Cleisthenes was an Athenian noble who, upon his return from exile in 507 BC, set about abolishing tyranny and reforming Athenian government.
- Cleisthenes broke the power of the aristocracy by reorganising the tribes of Athens. The landscape was divided into three zones: urban, inland and coastal. Each zone was split into ten sections called trittyes (thirtieths.) Each Trittys comprised of 1-10 demes, depending on size. There were 139 demes, made of simple subdivisions of land. Some demes were towns, some rural areas. Cleisthenes then created ten phylai (tribes,) each consisting of one rural trittys, one urban and one coastal. Tribes were named after Athenian heroes. Deliberately, no one tribe had adjacent trittyes. This destroyed the old system of four hereditary Ionian tribes.
- He reorganised the Boule, the citizen council whose role was to organise the daily affairs of Athens and increased their number from 400 to 500, 50 men from each tribe. Members (males over thirty years of age only,) were drawn by lot in their deme. Each served on the council every day for a year. No man could serve more than twice and never more than once a decade.
- The Boule would regularly hold an Ekklesia (Assembly) on the Pnyx where all male citizens with a minimum of two years military service could attend and have their say on all decisions relating to the government of Athens. Our word democracy comes from demos (people) and kratos (power.) Any man present was entitled to speak and vote.
The Pnyx could hold around 6,000 men. The name Pnyx derives from “tightly packed together.”
I was alone save for a couple of dog walkers, and was able to soak up the atmosphere and beautiful views.

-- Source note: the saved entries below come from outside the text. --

int plan_prefix(sfw_handle h, int64_t chunk, int S) {
  h->st.prefix_steps.clear();
  h->st.prefix_chunks.clear();
  h->st.cls_ints.clear();
  h->st.cls_max = 0;
  h->st.prefix_class_steps = h->st.prefix_last_classes = 0;
  const int64_t T = static_cast<int64_t>(h->st.nv) * h->st.nw;
  const bool forced = !h->cfg.prefix_env.empty();
  if (h->st.list) return SFW_OK;
  if ((forced && h->cfg.prefix_env[0] == 0) || h->st.A < 2 || S < 2 || h->st.vy_samp != 0.0) return SFW_OK;
  if (!forced && T < 4096) return SFW_OK;
  const int64_t rows_per_chunk = chunk / h->st.nw;
  if (rows_per_chunk < 1) return SFW_OK;
  prefix_classes pc;
  classes_of_grid(pc, h->st.lin, h->st.ang, h->st.rs.vx, h->st.rs.vtheta, h->st.ga.acc_x, h->st.ga.acc_theta, h->live.params.sim_time / S, S,
                  static_cast<const axis_classes *>(h->shared_cols));
  const axis_classes &rc = pc.rows, &cc = *pc.cols;
  const std::vector<int32_t> &nr = pc.rows.n, &nc = pc.cols->n;
  auto level = [](const axis_classes &c, int p) -> const std::vector<int32_t> & { return c.level(p); };
  auto count_at = [](const std::vector<int32_t> &n, int p) { return n[std::min<size_t>(static_cast<size_t>(p), n.size()) - 1]; };
  std::vector<int> steps;
  if (forced) {
    for (int p : h->cfg.prefix_env)
      if (p >= 1 && p <= pc.max_p) steps.push_back(p);
  } else {
    steps = choose_levels(pc, T, S, static_cast<double>(sfw_samples_per_wave(h->st.A, std::min<int64_t>(T, rows_per_chunk * h->st.nw), h->live.k2_form, h->cfg.n_cu)), h->cfg.n_cu);
  }
  if (steps.empty()) return SFW_OK;
  const size_t n_lv = steps.size();

  std::vector<int32_t> ints;
  ints.swap(h->st.cls_ints);
  ints.clear();
  ints.reserve(static_cast<size_t>(2 * n_lv + 2) * static_cast<size_t>(h->st.nv + h->st.nw));
  auto append = [&](const std::vector<int32_t> &v) {
    const size_t o = ints.size();
    ints.insert(ints.end(), v.begin(), v.end());
    return o;
  };
  std::vector<int32_t> ids;
  auto relabel = [&ids](const std::vector<int32_t> &cls, int64_t i0, int64_t i1, std::vector<int32_t> &local,
                        std::vector<int32_t> &rep) {
    ids.assign(cls.size(), -1);
    local.clear();
    rep.clear();
    local.reserve(static_cast<size_t>(i1 - i0));
    rep.reserve(static_cast<size_t>(i1 - i0));
    for (int64_t i = i0; i < i1; ++i) {
      int32_t &id = ids[static_cast<size_t>(cls[static_cast<size_t>(i)])];
      if (id < 0) {
        id = static_cast<int32_t>(rep.size());
        rep.push_back(static_cast<int32_t>(i - i0));
      }
      local.push_back(id);
    }
  };
  struct axis_level { std::vector<int32_t> local, rep, src; };
  auto axis_levels = [&](const axis_classes &cls, int64_t i0, int64_t i1) {
    std::vector<axis_level> out(n_lv);
    for (size_t l = 0; l < n_lv; ++l) {
      relabel(level(cls, steps[l]), i0, i1, out[l].local, out[l].rep);
      if (l > 0) {
        out[l].src.reserve(out[l].rep.size());
        for (int32_t r : out[l].rep) out[l].src.push_back(out[l - 1].local[static_cast<size_t>(r)]);
      }
    }
    return out;
  };
  const std::vector<axis_level> cols = axis_levels(cc, 0, h->st.nw);
  std::vector<size_t> o_col_rep(n_lv), o_col_src(n_lv);
  for (size_t l = 0; l < n_lv; ++l) {
    o_col_rep[l] = append(cols[l].rep);
    o_col_src[l] = append(cols[l].src);
  }
  h->st.prefix_o_col_cls = append(cols[n_lv - 1].local);
  int64_t max_cls = 0;
  for (int64_t r0 = 0; r0 < h->st.nv; r0 += rows_per_chunk) {
    const int64_t r1 = std::min<int64_t>(h->st.nv, r0 + rows_per_chunk);
    const std::vector<axis_level> rows = axis_levels(rc, r0, r1);
    chunk_plan cp;
    for (size_t l = 0; l < n_lv; ++l) {
      level_tables t;
      t.n_row = static_cast<int32_t>(rows[l].rep.size());
      t.n_col = static_cast<int32_t>(cols[l].rep.size());
      t.o_row_rep = append(rows[l].rep);
      t.o_row_src = append(rows[l].src);
      t.o_col_rep = o_col_rep[l];
      t.o_col_src = o_col_src[l];
      cp.lv.push_back(t);
      const int64_t n = static_cast<int64_t>(t.n_row) * t.n_col;
      max_cls = std::max(max_cls, n);
      h->st.prefix_class_steps += n * (steps[l] - (l ? steps[l - 1] : 0));
      if (l + 1 == n_lv) h->st.prefix_last_classes += n;
    }
    cp.o_row_cls = append(rows[n_lv - 1].local);
    h->st.prefix_chunks.push_back(cp);
  }
  h->st.cls_ints.swap(ints);
  h->st.cls_max = max_cls;
  h->st.cls_two = n_lv > 1;
  if (std::getenv("SFW_DEBUG_PLAN")) {
    std::fprintf(stderr, "[sfw] shared prefix, %d x %d samples, S=%d, %zu chunk(s):", h->st.nv, h->st.nw, S, h->st.prefix_chunks.size());
    for (size_t l = 0; l < n_lv; ++l)
      std::fprintf(stderr, " [%d,%d) %d x %d;", l ? steps[l - 1] : 0, steps[l], count_at(nr, steps[l]), count_at(nc, steps[l]));
    std::fprintf(stderr, " [%d,%d) samples\n", steps.back(), S);
  }
  h->st.prefix_steps = steps;
  h->st.prefix_S = S;
  h->st.prefix_chunk = rows_per_chunk * h->st.nw;
  return SFW_OK;
}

I decided to walk back down and up the street that starts at the Theatre of Herodes Atticus up towards Monastiraki metro station, but on a whim I decide to visit Hadrian’s Library earlier than scheduled. In the setting sunlight the Roman ruins are irresistible and once again almost deserted. The Library is included on the brilliant combined ticket for nearly all the archaeological sites in the city. For 12 euros (bargain!) your ticket allows you entrance to the Library, the Acropolis, the Agora, the Kerameikos district, The Roman agora and the Temple of Olympian Zeus as well as any site museums over a three day period. I’m not sure how many people head to more than the Acropolis and the Agora as many tourists are on day trips, but if you are visiting Athens and have time to see all of the sites mentioned, you really should. And 12 euros is a steal.
Hadrian decided to build a library complex in 132 AD. It housed an auditorium, reading rooms, art galleries and a large courtyard. Since then the site has been built over many times with three churches preserving portions of the architecture. Little remains today, but with a little imagination the site comes alive. Signs on site are plentiful and helpful.